Brell-Vujovic noted that research has shown housing-first remains the most effective model for assuring that people don’t become homeless again and in terms of recovery than people trying to recover from addiction while on the street.

But providing housing before treatment has gotten more complicated, specifically for providers of housing who have had to close down some units and even entire complexes because of contamination from fentanyl and methamphetamine from those still using.

The problem, Moulton said, is widespread, affecting more than just supportive housing programs; it’s not just happening in affordable housing units or for those in low-income housing. But it is increasing costs for providers because units have to undergo remediation.

“The substances that are in those units are very difficult to remediate,” she said. “The cost of that is upward of $60,000 for each unit. For us that’s the real struggle and we’re still trying to figure it out. … It’s heartbreaking when some of our units have to go offline.”

For the county, which has purchased two hotels in Everett and Edmonds, it has had to preform that clean-up work even before opening those facilities to those needing housing, Brell-Vujovic said. Work is ongoing with architects and contractors, with opening of those facilities planned in 2025.

Moulton and others still hold that housing-first remains the best option to assuring both stable housing and access to treatment for the majority of clients.
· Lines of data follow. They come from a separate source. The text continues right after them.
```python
def upload_nonblocking(t, device):
    device = torch.device(device)
    if device.type != "cuda" or t.device.type != "cpu":
        return t.to(device)
    return (t if t.is_pinned() else t.pin_memory()).to(device, non_blocking=True)


def _p(t):
    return None if t is None else c_void_p(t.data_ptr())


def _stream():
    return c_void_p(torch.cuda.current_stream().cuda_stream)


def _dev(*ts):
    for t in ts:
        if t is not None and not t.is_cuda:
            raise RuntimeError("ladcast_amd kernels need device tensors (no CPU fallback)")


def gemm(A, W, C, *, M, N, K, batch=1, lda=None, ldw=None, ldc=None, a_bs=0, c_bs=0, bias=None, gate=None,
         gate_bs=0, R=None, ldr=0, r_bs=0, act=ACT_NONE):
    _dev(A, W, C, bias, gate, R)
    d = GemmDesc(M, N, K, batch, lda if lda is not None else K, ldw if ldw is not None else K,
                 ldc if ldc is not None else N, ldr, a_bs, c_bs, r_bs, gate_bs, act, 0, 0)
    _check(lib.ldc_gemm_bias_act(_p(A), _p(W), _p(bias), _p(gate), _p(R), _p(C), ctypes.byref(d), _stream()), "ldc_gemm_bias_act")


_workspaces = {}
_outgrown = []


def _workspace(name, device, nbytes, init=None, grow=False):
    key = (name, str(device), torch.cuda.current_stream(device).cuda_stream)
    ws = _workspaces.get(key)
    if ws is None or (grow and ws.numel() * 4 < nbytes):
        if not grow and torch.cuda.is_current_stream_capturing():
            raise RuntimeError(f"{name}: the first call on a stream must be made outside a graph capture (run one warm-up forward)")
        if ws is not None:
            _outgrown.append(ws)
# ... 669 lines not shown
```

### ladcast_amd/models/LaDCast_3D_model.py

```python
from __future__ import annotations

from types import SimpleNamespace
from typing import Optional, Tuple

import numpy as np
import torch
import torch.nn as nn

from .. import graphs, hip
from .embeddings import get_year_sincos_embedding, rope_tables_from_grid, rotary_1d
from .modeling_utils import ModelMixin


class _RMSNormP(nn.Module):
    def __init__(self, dim, eps):
        super().__init__()
        self.eps = eps
        self.weight = nn.Parameter(torch.ones(dim))

    def forward(self, x):
        var = x.to(torch.float32).pow(2).mean(-1, keepdim=True)
        return x * torch.rsqrt(var + self.eps) * self.weight
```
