int geo_layer(RunState &S, int li, hipStream_t gstream, bool *new_table) {
  void *gs_ = (void *)gstream;
  Bump &mem = *S.gmem;
  const df3d_layer &L = S.layers[li];
  const int batch = S.batch;
  *new_table = false;
  DF3D_CHECK_ARG(L.input >= -1 && L.input < li && L.residual >= -1 && L.residual < li,
                 "backbone_run: layer %d reads a later layer", li);
  const int in_set = L.input < 0 ? 0 : S.outs[L.input].set;
  const int cin = L.input < 0 ? S.in_channels : S.outs[L.input].channels;
  DF3D_CHECK_ARG(cin == L.cin, "backbone_run: layer %d expects %d input channels, gets %d", li, L.cin, cin);
  const int K = kvol_of(L.ksize);
  DF3D_CHECK_ARG(K > 0 && K <= DF3D_MAX_KVOL, "backbone_run: layer %d kernel volume %d unsupported", li, K);
  if (!S.count_dev) {
    S.count_dev = (int32_t *)mem.take(256);
    if (!S.count_dev) return DF3D_ENOMEM;
  }
  const int32_t *nbr = nullptr;
  const void *lists = nullptr;
  int out_set = -1;
  if (L.rulebook >= 0)
    for (size_t r = 0; r < S.rulebooks.size(); ++r)
      if (S.rulebooks[r].first == L.rulebook) {
        nbr = S.rulebooks[r].second;
        lists = S.rulebook_lists[r];
        out_set = S.rulebook_set[r];
        DF3D_CHECK_ARG(L.kind != 0 || out_set == in_set,
                       "backbone_run: layer %d shares rulebook %d but reads another index set", li, L.rulebook);
      }
  if (!nbr) {
    auto ensure_grid = [&](int si) -> int {
      IndexSet &T = S.sets[si];
      if (T.grid) return DF3D_OK;
      T.grid_bytes = df3d_grid_bytes(batch, T.shape);
      T.grid = mem.take(T.grid_bytes);
      if (!T.sorted) T.perm = (int32_t *)mem.take((size_t)T.n * 4);
      if (!T.grid || (!T.sorted && !T.perm)) return DF3D_ENOMEM;
      return df3d_grid_build(T.indices, T.n, batch, T.shape, T.grid, T.grid_bytes, T.perm, gs_);
    };
    if (L.kind == 0) {
      int rc = ensure_grid(in_set);
      if (rc) return rc;
      const IndexSet &T = S.sets[in_set];
      int32_t *t = (int32_t *)mem.take((size_t)K * T.n * 4);
      if (!t) return DF3D_ENOMEM;
      rc = df3d_subm_neighbors(T.grid, T.perm, T.indices, T.n, batch, T.shape, L.ksize, L.dilation, t, gs_);
      if (rc) return rc;
      nbr = t;
      out_set = in_set;
    } else {
      const IndexSet T = S.sets[in_set];
      IndexSet O;
      for (int d = 0; d < 3; ++d)
        O.shape[d] = (T.shape[d] + 2 * L.padding[d] - L.dilation[d] * (L.ksize[d] - 1) - 1) / L.stride[d] + 1;
      long long fan = 1;
      for (int d = 0; d < 3; ++d) fan *= (L.ksize[d] + L.stride[d] - 1) / L.stride[d];
      long long vol = (long long)batch * O.shape[0] * O.shape[1] * O.shape[2];
      long long cap = (long long)T.n * (fan < K ? fan : K);
      if (cap > vol) cap = vol;
      if (cap < 1) cap = 1;
      O.grid_bytes = df3d_grid_bytes(batch, O.shape);
      O.grid = mem.take(O.grid_bytes);
      int32_t *oi = (int32_t *)mem.take((size_t)cap * 16);
      if (!O.grid || !oi) return DF3D_ENOMEM;
      int rc = df3d_conv_out_indices(T.indices, T.n, batch, T.shape, O.shape, L.ksize, L.stride, L.padding,
                                     L.dilation, O.grid, O.grid_bytes, oi, (int)cap, S.count_dev, gs_);
      if (rc) return rc;
      int32_t cnt = 0;
      DF3D_HIP(hipMemcpyAsync(&cnt, S.count_dev, sizeof(cnt), hipMemcpyDeviceToHost, gstream));
      DF3D_HIP(hipStreamSynchronize(gstream));
      if (cnt > cap) {
        set_error("backbone_run: layer %d produced %d outputs, capacity bound %lld", li, cnt, cap);
        return DF3D_EINVAL;
      }
      if (cnt <= 0) {
        set_error("backbone_run: layer %d has no active outputs", li);
        return DF3D_EINVAL;
      }
      O.indices = oi;
      O.n = cnt;
      O.sorted = true;
      S.sets.push_back(O);
      out_set = (int)S.sets.size() - 1;
      rc = ensure_grid(in_set);
      if (rc) return rc;
      const IndexSet &Tg = S.sets[in_set];
      int32_t *t = (int32_t *)mem.take((size_t)K * cnt * 4);
      if (!t) return DF3D_ENOMEM;
      rc = df3d_conv_neighbors(Tg.grid, Tg.perm, oi, cnt, batch, Tg.shape, L.ksize, L.stride, L.padding, L.dilation,
                               t, gs_);
      if (rc) return rc;
      nbr = t;
    }
    *new_table = true;
    static const bool lists_on = !(getenv("DF3D_ROW_LISTS") && getenv("DF3D_ROW_LISTS")[0] == '0');
    const bool fp32_small = !(L.reserved & 1) && layer_parts(L) == 0;
    const int n_rows = S.sets[out_set].n;
    if (lists_on && fp32_small && L.cin <= 16 && (L.cout == 16 || L.cout == 32) && n_rows >= 2048 &&
        S.sets[in_set].n < (1 << 26)) {
      const size_t lb = df3d_nbr_row_lists_bytes(K, n_rows);
      void *blob = lb ? mem.take(lb) : nullptr;
      if (lb && !blob) return DF3D_ENOMEM;
      if (blob) {
        int rc = df3d_nbr_row_lists(nbr, K, n_rows, S.sets[in_set].n, blob, lb, gs_);
        if (rc) return rc;
        lists = blob;
      }
    }
    S.rulebooks.push_back(std::make_pair(L.rulebook, nbr));
    S.rulebook_lists.push_back(lists);
    S.rulebook_set.push_back(out_set);
  }
  S.layer_nbr[li] = nbr;
  S.layer_lists[li] = lists;
  S.layer_in_set[li] = in_set;
  S.outs[li].set = out_set;
  S.outs[li].channels = L.cout;
  S.geometry_layers = li + 1;
  return DF3D_OK;
}

void view_geometry(const RunState &S, int li, df3d_layer_view &v) {
  const IndexSet &OS = S.sets[S.outs[li].set];
  v.nbr = S.layer_nbr[li];
  v.kvol = kvol_of(S.layers[li].ksize);
  v.indices = OS.indices;
  v.grid = OS.grid;
  v.grid_bytes = OS.grid_bytes;
  v.n = OS.n;
  v.channels = S.layers[li].cout;
  v.rows_sorted = OS.sorted ? 1 : 0;
  memcpy(v.shape, OS.shape, sizeof(v.shape));
}

int conv_layer(RunState &S, int li, const float *features, df3d_layer_view *views, hipStream_t stream) {
  void *stream_ = (void *)stream;
  Bump &mem = *S.fmem;
  const df3d_layer &L = S.layers[li];
  const int K = kvol_of(L.ksize);
  const int32_t *nbr = S.layer_nbr[li];
  const int in_set = S.layer_in_set[li], out_set = S.outs[li].set;
  const float *in_feat = L.input < 0 ? features : S.outs[L.input].features;
  const int n_out = S.sets[out_set].n;
  const int n_in = S.sets[in_set].n;
  LayerOut &o = S.outs[li];
  df3d_layer_view &v = views[li];
  view_geometry(S, li, v);
  if (L.reserved & 1) {
    v.features = nullptr;
    v.split = nullptr;
    return DF3D_OK;
  }
  DF3D_CHECK_ARG(L.input < 0 || S.outs[L.input].ran, "backbone_run: layer %d reads a geometry-only layer", li);
  o.ran = true;
  const int parts = layer_parts(L);
  if (parts)
    DF3D_CHECK_ARG(conv_operand_packed_bytes(parts, K, L.cin, L.cout) != 0,
                   "backbone_run: layer %d has no kernel on %d-part operands (K=%d cin=%d cout=%d)", li, parts, K, L.cin, L.cout);
  if (S.need_f32[li] || parts < 2) {
    o.features = (float *)mem.take((size_t)n_out * L.cout * 4);
    if (!o.features) return DF3D_ENOMEM;
  }
  const float *res = L.residual < 0 ? nullptr : S.outs[L.residual].features;
  if (L.residual >= 0)
    DF3D_CHECK_ARG(S.outs[L.residual].set == out_set && S.outs[L.residual].channels == L.cout,
                   "backbone_run: residual of layer %d lives on another index set", li);
  if (parts) {
    const size_t bpc = 2 * (size_t)parts;
    auto slot = [&](int layer) -> void *& {
      if (parts == 1) return layer < 0 ? S.rows16_0 : S.outs[layer].rows16;
      return layer < 0 ? S.split0 : S.outs[layer].split;
    };
    auto operand = [&](int layer, const float *rows, int n, int c, const void **out) {
      void *&r = slot(layer);
      if (!r) {
        r = mem.take((size_t)n * c * bpc);
        if (!r) return (int)DF3D_ENOMEM;
        int rc = conv_operand_rows(parts, rows, n, c, r, stream);
        if (rc) return rc;
      }
      *out = r;
      return (int)DF3D_OK;
    };
    const void *in_rows = nullptr, *res_rows = res;
    int rc = operand(L.input, in_feat, n_in, L.cin, &in_rows);
    if (rc) return rc;
    if (parts == 1 && L.residual >= 0) {
      rc = operand(L.residual, res, n_out, L.cout, &res_rows);
      if (rc) return rc;
    }
    void *&out_rows = slot(li);
    out_rows = mem.take((size_t)n_out * L.cout * bpc);
    if (!out_rows) return DF3D_ENOMEM;
    rc = conv_operand_run(parts, in_rows, n_in, L.cin, L.packed, K, L.cout, nbr, n_out, L.bias, L.scale, L.shift, res_rows,
                          L.relu, o.features, out_rows, stream);
    if (rc) return rc;
  } else {
    if (S.want_split[li] && S.layer_lists[li] && L.cout % 8 == 0) {
      o.split = mem.take((size_t)n_out * L.cout * 4);
      if (!o.split) return DF3D_ENOMEM;
    }
    int rc = df3d_sparse_conv_fused_lists(in_feat, n_in, L.cin, L.weight, K, L.cout, nbr, S.layer_lists[li], n_out, L.bias,
                                          L.scale, L.shift, res, L.relu, o.features, o.split, stream_);
    if (rc) return rc;
  }
  v.features = o.features;
  v.split = o.split ? o.split : o.rows16;
  v.reserved = o.rows16 && !o.split ? 2 : ((L.reserved & 8) && o.split ? 4 : 0);
  return DF3D_OK;
}

}

extern "C" int df3d_backbone_run(const df3d_layer *layers, int nlayers, const float *features, const int32_t *indices,
                                 int n, int in_channels, int batch, const int *shape, void *arena,
                                 size_t arena_bytes, df3d_layer_view *views, size_t *arena_used, void *stream_) {
  hipStream_t stream = (hipStream_t)stream_;
  hipEvent_t inputs_ready = g_inputs_ready;
  g_inputs_ready = nullptr;
  ++g_run_counter;
  DF3D_CHECK_ARG(layers && nlayers > 0 && features && indices && shape && arena && views,
                 "backbone_run: null argument");
  DF3D_CHECK_ARG(n > 0 && batch > 0, "backbone_run: empty input (n=%d, batch=%d)", n, batch);
  static const bool two_streams = !(getenv("DF3D_EXEC_STREAMS") && getenv("DF3D_EXEC_STREAMS")[0] == '0');
  hipStream_t gstream = stream;
  size_t next_event = 0;
  if (two_streams) {
    if (!g_geo_stream) DF3D_HIP(hipStreamCreateWithFlags(&g_geo_stream, hipStreamNonBlocking));
    gstream = g_geo_stream;
    if (inputs_ready) {
      DF3D_HIP(hipStreamWaitEvent(gstream, inputs_ready, 0));
    } else {
      hipEvent_t e = order_event(next_event++);
      DF3D_CHECK_ARG(e != nullptr, "backbone_run: cannot create an event");
      DF3D_HIP(hipEventRecord(e, stream));
      DF3D_HIP(hipStreamWaitEvent(gstream, e, 0));
    }
  }
  RunState S;
  S.own_g = Bump(arena, arena_bytes);
  S.gmem = S.fmem = &S.own_g;
  int rc = state_init(S, layers, nlayers, indices, n, in_channels, batch, shape);
  if (rc) return rc;
  for (int li = 0; li < nlayers; ++li) {
    bool new_table = false;
    rc = geo_layer(S, li, gstream, &new_table);
    if (rc == DF3D_ENOMEM) return fail_arena(S, S.gmem, arena_used, arena_bytes);
    if (rc) return rc;
    if (new_table && two_streams) {
      hipEvent_t e = order_event(next_event++);
      DF3D_CHECK_ARG(e != nullptr, "backbone_run: cannot create an event");
      DF3D_HIP(hipEventRecord(e, gstream));
      DF3D_HIP(hipStreamWaitEvent(stream, e, 0));
    }
    rc = conv_layer(S, li, features, views, stream);
    if (rc == DF3D_ENOMEM) return fail_arena(S, S.fmem, arena_used, arena_bytes);
    if (rc) return rc;
  }
  if (two_streams) {
    hipEvent_t e = order_event(next_event++);
    DF3D_CHECK_ARG(e != nullptr, "backbone_run: cannot create an event");
    DF3D_HIP(hipEventRecord(e, gstream));
    DF3D_HIP(hipStreamWaitEvent(stream, e, 0));
  }
  for (int li = 0; li < nlayers; ++li) {
    const IndexSet &OS = S.sets[S.outs[li].set];
    views[li].grid = OS.grid;
    views[li].grid_bytes = OS.grid_bytes;
  }
  if (arena_used) *arena_used = S.gmem->used;
  return DF3D_OK;
}
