void step_inblock_impl(const at::Tensor& x, const at::Tensor& params,
                       const at::Tensor& a1, const at::Tensor& a2,
                       const at::Tensor& y, const at::Tensor& dz,
                       const at::Tensor& dz2, const at::Tensor& dz1,
                       const at::Tensor& labels, const at::Tensor& loss_accum,
                       const at::Tensor& grads, const at::Tensor& ticket,
                       const at::Tensor& gslab, const pcnn_opt& opt,
                       int64_t B, int64_t chunk_imgs, int64_t stream,
                       int64_t pool_mode, int64_t loss_mode, int64_t variant,
                       const char* what) {
  TORCH_CHECK(x.is_cuda() && params.is_cuda(), "expected device tensors");
  TORCH_CHECK(labels.scalar_type() == at::kInt, "labels must be int32");
  TORCH_CHECK(dz1.scalar_type() == x.scalar_type() &&
                  a2.scalar_type() == x.scalar_type(),
              "a2/dz1 must match the activation dtype");
  TORCH_CHECK(params.numel() == pcnn::N_PARAMS &&
                  grads.numel() == pcnn::N_PARAMS,
              "params/grads must be the flat device buckets");
  TORCH_CHECK(B >= 1 && x.numel() >= B * pcnn::IN_PIX &&
                  a2.numel() >= B * pcnn::S1_OUT &&
                  y.numel() >= B * pcnn::FC_OUT &&
                  dz.numel() >= B * pcnn::FC_OUT && labels.numel() >= B,
              "buffers too small for B");
  TORCH_CHECK(B <= pcnn_inblock_max_batch() ||
                  (a1.numel() >= B * pcnn::C1_OUT &&
                   dz1.numel() >= B * pcnn::C1_OUT &&
                   dz2.numel() >= B * pcnn::S1_OUT),
              "a1/dz1/dz2 too small for the large-batch path");
  check_hip(pcnn_launch_step_inblock(
                x.data_ptr(), params.data_ptr<float>(), a1.data_ptr(),
                a2.data_ptr(), y.data_ptr<float>(), dz.data_ptr<float>(),
                dz2.data_ptr<float>(), dz1.data_ptr(), labels.data_ptr<int>(),
                loss_accum.data_ptr<float>(), grads.data_ptr<float>(),
                ticket_ptr(ticket), gslab_ptr(gslab, B), &opt, (int)B,
                act_flag(x), (int)pool_mode, (int)loss_mode, (int)chunk_imgs,
                inblock_variant(variant), (void*)stream),
            what);
}
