extern "C" int psi_fit_iterate_dp(psi_fit_engine *e, psi_dp_comm *comm, int n_iter, int use_graph, float *d_stats, void *stream)
{
    PSI_REQUIRE(e && comm && n_iter >= 0, "bad arguments");
    PSI_REQUIRE(psi_dp_world(comm) == e->d.world, "the communicator's size differs from psi_fit_config.world_size");
    hipStream_t st = (hipStream_t)stream;
    float *stats = d_stats ? d_stats : e->stats_local;
    auto one = [&]() -> int {
        if (e->mode.fused_bwd) {
            int rc = fit_forward(e, stats, st, FitStats::Backward);
            if (!rc) rc = fit_backward_joint(e, stats, st, FitStats::Backward);
            if (!rc) rc = psi_dp_allreduce_sum(comm, stats, 6, st);
            return rc ? rc : fit_backward_tail(e, stats, st);
        }
        int rc = fit_forward(e, stats, st, FitStats::Finalize);
        if (!rc) rc = psi_dp_allreduce_sum(comm, stats, 6, st);
        if (!rc) rc = fit_backward(e, stats, st, FitStats::Finalize);
        return rc;
    };
    if (e->dp_comm != comm || e->dp_stats != stats) {
        fit_graph_drop(&e->graphs[FIT_G_DP_1]);
        fit_graph_drop(&e->graphs[FIT_G_DP_N]);
        e->dp_warm = e->dp_warm && e->dp_comm == comm;
        e->dp_comm = comm;
        e->dp_stats = stats;
    }
    int done = 0;
    auto eager = [&](int upto) {
        int rc = 0;
        for (; done < upto && !rc; done++) rc = one();
        return rc;
    };
    if (!use_graph || (!e->dp_warm && n_iter > 0)) {
        if (int rc = eager(use_graph ? 1 : n_iter)) return rc;
        e->dp_warm = true;
        if (!use_graph) return 0;
    }
    if (!e->dp_no_graph) {
        const FitCaptured c = fit_run_graphs(st, n_iter, &done, {{GRAPH_UNROLL, &e->graphs[FIT_G_DP_N]}, {1, &e->graphs[FIT_G_DP_1]}}, one);
        if (c.kind != FitCaptured::Refused) return c.rc;
        (void)hipGetLastError();
        e->dp_no_graph = true;
    }
    return eager(n_iter);
}

extern "C" int psi_fit_chain_mode(const psi_fit_engine *e)
{
    return e && e->mode.chain.n_links_wg > 0 && e->d.hc > 1 ? 1 : 0;
}

extern "C" int psi_fit_dp_mode(const psi_fit_engine *e)
{
    if (!e || !e->dp_warm) return 0;
    return e->dp_no_graph ? 2 : 1;
}

extern "C" int psi_fit_decode_forward(psi_fit_engine *e, const float *d_x75, const float *d_cam_ext, float *d_verts, void *stream)
{
    PSI_REQUIRE(e && d_x75 && d_cam_ext && d_verts, "null pointer");
    FitDev &f = e->d;
    hipStream_t st = (hipStream_t)stream;
    PSI_CHECK_HIP(hipMemcpyAsync(f.x, d_x75, fit_x_bytes(f), hipMemcpyDeviceToDevice, st));
    PSI_CHECK_HIP(hipMemcpyAsync(f.cam, d_cam_ext, fit_cam_bytes(f), hipMemcpyDeviceToDevice, st));
    int rc = fit_head_blend(e, st);
    if (rc) return rc;
    hipLaunchKernelGGL(psi_skin_fwd_kernel<PsiSkinNoEpilogue>, dim3(f.nsdfblk, f.B), dim3(PSI_SKIN_BLK), 0, st, e->lv.m, e->lv.A,
                       e->lv.v_posed, f.transl, f.cam, f.B, d_verts, PsiSkinNoEpilogue());
    PSI_CHECK_LAUNCH("skin_fwd_kernel");
    return 0;
}

extern "C" int psi_fit_decode_backward(psi_fit_engine *e, const float *d_grad_verts, float *d_grad_x75, void *stream)
{
    PSI_REQUIRE(e && d_grad_verts && d_grad_x75, "null pointer");
    FitDev &f = e->d;
    hipStream_t st = (hipStream_t)stream;
    if (f.B >= PSI_SKIN_MB_MIN_B)
        psi_launch_skin_bwd_v_mb(e->lv.m, e->lv.A, PsiGradFromMemory{d_grad_verts, f.V}, f.cam, f.B, e->lv.gl, e->lv.g_vp, e->lv.gt_part_w, st);
    else
        hipLaunchKernelGGL(psi_skin_bwd_v_kernel<PsiGradFromMemory>, dim3(f.nsdfblk, f.B), dim3(PSI_SKIN_BLK), 0, st, e->lv.m, e->lv.A,
                           PsiGradFromMemory{d_grad_verts, f.V}, f.cam, f.B, e->lv.gl, e->lv.g_vp, e->lv.gt_part_w);
    PSI_CHECK_LAUNCH("skin_bwd_v_kernel");
    int rc = psi_lbs_backward_joint_parts(e->lbs, f.B, e->lbs_ws, f.g_transl, st);
    if (rc) return rc;
    launch_head_bwd<false>(f, e->lv, d_grad_x75, st);
    PSI_CHECK_LAUNCH("head_bwd_kernel");
    return 0;
}

extern "C" int psi_fit_profile(psi_fit_engine *e, int n_rep, char *h_names, int name_stride, float *h_ms, int max_stages,
                               int *h_n_stages, void *stream)
{
    PSI_REQUIRE(e && h_names && h_ms && h_n_stages && n_rep > 0 && max_stages > 0 && name_stride >= 16, "bad arguments");
    PSI_REQUIRE(e->d.world == 1, "profile the single-process path");
    hipStream_t st = (hipStream_t)stream;
    PsiStageTimer tm;
    memset(&tm, 0, sizeof(tm));
    for (int i = 0; i < 48; i++) PSI_CHECK_HIP(hipEventCreate(&tm.ev[i]));
    std::vector<double> acc(48, 0.0);
    int n_st = 0, rc = 0;
    for (int r = 0; r < n_rep && !rc; r++) {
        tm.n = 0;
        (void)hipEventRecord(tm.ev[0], st);
        tm.name[0] = "start";
        tm.n = 1;
        g_psi_timer = &tm;
        rc = fit_iteration(e, st);
        g_psi_timer = nullptr;
        if (rc) break;
        PSI_CHECK_HIP(hipStreamSynchronize(st));
        n_st = tm.n - 1;
        for (int i = 1; i < tm.n; i++) {
            float ms = 0;
            (void)hipEventElapsedTime(&ms, tm.ev[i - 1], tm.ev[i]);
            acc[i - 1] += ms;
        }
    }
    for (int i = 0; i < 48; i++) (void)hipEventDestroy(tm.ev[i]);
    if (rc) return rc;
    if (n_st > max_stages) n_st = max_stages;
    for (int i = 0; i < n_st; i++) {
        h_ms[i] = (float)(acc[i] / n_rep);
        strncpy(h_names + (size_t)i * name_stride, tm.name[i + 1], name_stride - 1);
        h_names[(size_t)i * name_stride + name_stride - 1] = 0;
    }
    *h_n_stages = n_st;
    return 0;
}

extern "C" int psi_fit_read(psi_fit_engine *e, float *d_x_out, float *d_history_out, int n_hist, int *h_step, void *stream)
{
    PSI_REQUIRE(e, "null engine");
    FitDev &f = e->d;
    hipStream_t st = (hipStream_t)stream;
    if (d_x_out) PSI_CHECK_HIP(hipMemcpyAsync(d_x_out, f.x, fit_x_bytes(f), hipMemcpyDeviceToDevice, st));
    if (d_history_out && n_hist > 0) {
        if (n_hist > f.max_hist) n_hist = f.max_hist;
        PSI_CHECK_HIP(hipMemcpyAsync(d_history_out, f.history, (size_t)n_hist * 16, hipMemcpyDeviceToDevice, st));
    }
    if (h_step) {
        int hs[2] = {0, 0};
        PSI_CHECK_HIP(hipMemcpyAsync(hs, f.step, 8, hipMemcpyDeviceToHost, st));
        PSI_CHECK_HIP(hipStreamSynchronize(st));
        *h_step = hs[0];
        if (hs[1]) {
            (void)hipMemsetAsync(f.hx_err, 0, 4, st);
            psi_set_error("psi_fit_read: a head / tail cluster exchange timed out (a producer workgroup never published its partials); "
                          "the results of this fit are invalid.  PSI_HEAD_CLUSTER=1 runs the kernels without clusters");
            return 902;
        }
    }
    return 0;
}
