-        if (o < O && c < C) Vec<T>::store1(dst + (long)o * C + c, src[(long)o * C + c]);
-      }
-      continue;
-    }
-    __syncthreads();
+  T* __restrict__ dst_t = reinterpret_cast<T*>(a.dst_t[j]);
+  const int tid = threadIdx.x;
+  if ((C % 8) == 0 && aligned16(src)) {
+    const int c8 = tid & 7, r = tid >> 3;
+    const int c = c0 + c8 * 8;
+    const bool cok = c < C;
+    const int cl = cok ? c : C - 8;
+    const bool wide_dst = dst != nullptr && aligned16(dst);
+    float4 w[2][2];
+#pragma unroll
+    for (int i = 0; i < 2; ++i) {
+      const int o = min(o0 + r + 32 * i, O - 1);
+      w[i][0] = *reinterpret_cast<const float4*>(src + (long)o * C + cl);
+      w[i][1] = *reinterpret_cast<const float4*>(src + (long)o * C + cl + 4);
+    }
+#pragma unroll
+    for (int i = 0; i < 2; ++i) {
+      const int ro = r + 32 * i, o = o0 + ro;
+      const float f[8] = {w[i][0].x, w[i][0].y, w[i][0].z, w[i][0].w,
+                          w[i][1].x, w[i][1].y, w[i][1].z, w[i][1].w};
+      if (dst != nullptr && o < O && cok) {
+        T* d = dst + (long)o * C + c;
+        if (wide_dst) {
+#pragma unroll
+          for (int k = 0; k < 8; k += VEC) Vec<T>::store(d + k, f + k);
+        } else {
+#pragma unroll
+          for (int k = 0; k < 8; ++k) Vec<T>::store1(d + k, f[k]);
+        }
+      }
+      if (dst_t != nullptr) {
+#pragma unroll
+        for (int k = 0; k < 8; ++k) tile[ro][c8 * 8 + k] = f[k];
+      }
+    }
+  } else {
+    const int tx = tid & 63, ty = tid >> 6;
     for (int r = ty; r < PK_TILE; r += 4) {
       const int o = o0 + r, c = c0 + tx;
-      tile[r][tx] = (o < O && c < C) ? src[(long)o * C + c] : 0.f;
-    }
-    __syncthreads();
+      const bool ok = o < O && c < C;
+      const float v = ok ? src[(long)o * C + c] : 0.f;
+      if (ok && dst != nullptr) Vec<T>::store1(dst + (long)o * C + c, v);
+      if (dst_t != nullptr) tile[r][tx] = v;
+    }
+  }
+  if (dst_t == nullptr) return;
+  __syncthreads();
+  if ((O % 8) == 0 && aligned16(dst_t)) {
+#pragma unroll
+    for (int i = 0; i < 2; ++i) {
+      const int idx = tid + PK_THREADS * i;
+      const int og = idx & 7, cl = idx >> 3;
+      const int o = o0 + og * 8, c = c0 + cl;
+      if (c < C && o < O) {
+        float f[8];
+#pragma unroll
+        for (int k = 0; k < 8; ++k) f[k] = tile[og * 8 + k][cl];
+        T* d = dst_t + (long)c * O + o;
+#pragma unroll
+        for (int k = 0; k < 8; k += VEC) Vec<T>::store(d + k, f + k);
+      }
+    }
+  } else {
+    const int tx = tid & 63, ty = tid >> 6;
     for (int r = ty; r < PK_TILE; r += 4) {
       const int c = c0 + r, o = o0 + tx;
-      if (c < C && o < O) Vec<T>::store1(dst + (long)c * O + o, tile[tx][r]);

“What M.J. (Brell-Vujovic) was saying is certainly true; in order to be able to make any changes in your life, one of the things that is most impactful is having a safe place to live,” Moulton said.

Hope among challenges: There also remain challenges in seeing that adequate resources and efforts are provided, Templeman said, and that includes a greater commitment from the community at large, in particular when it comes to locating housing and supportive programs. Those efforts require a willingness to try new ideas, think creatively and have courage, he said.

Even faced with those challenges, Moulton said, she has hope.

“There’s nothing better than seeing somebody when they move into a new home. There’s nothing better than seeing how a child thrives when they have some stability,” Moulton said. “That helps me get through the days that are really, really tough.”

Goforth, who has marked 10 years of sobriety herself, agreed, seeing hope among her co-workers. She said 90 percent of her staff of counselors and others have lived experience, meaning they themselves are in recovery from substance abuse, mental health challenges or homelessness. That helps them connect with the agency’s clients, but it also shows what’s possible.

“Several of my employees were clients, and I trust them to run my agency,” she said. “This is a place of hope.”

And pushing forward, Templeman said, beats the alternative.

“If we give up on what we’re doing because we’re not experiencing the success that we think we should be experiencing and not seeing the results we want to see on the streets, and we lose that hope, then I really fear for what the future holds for us,” he said.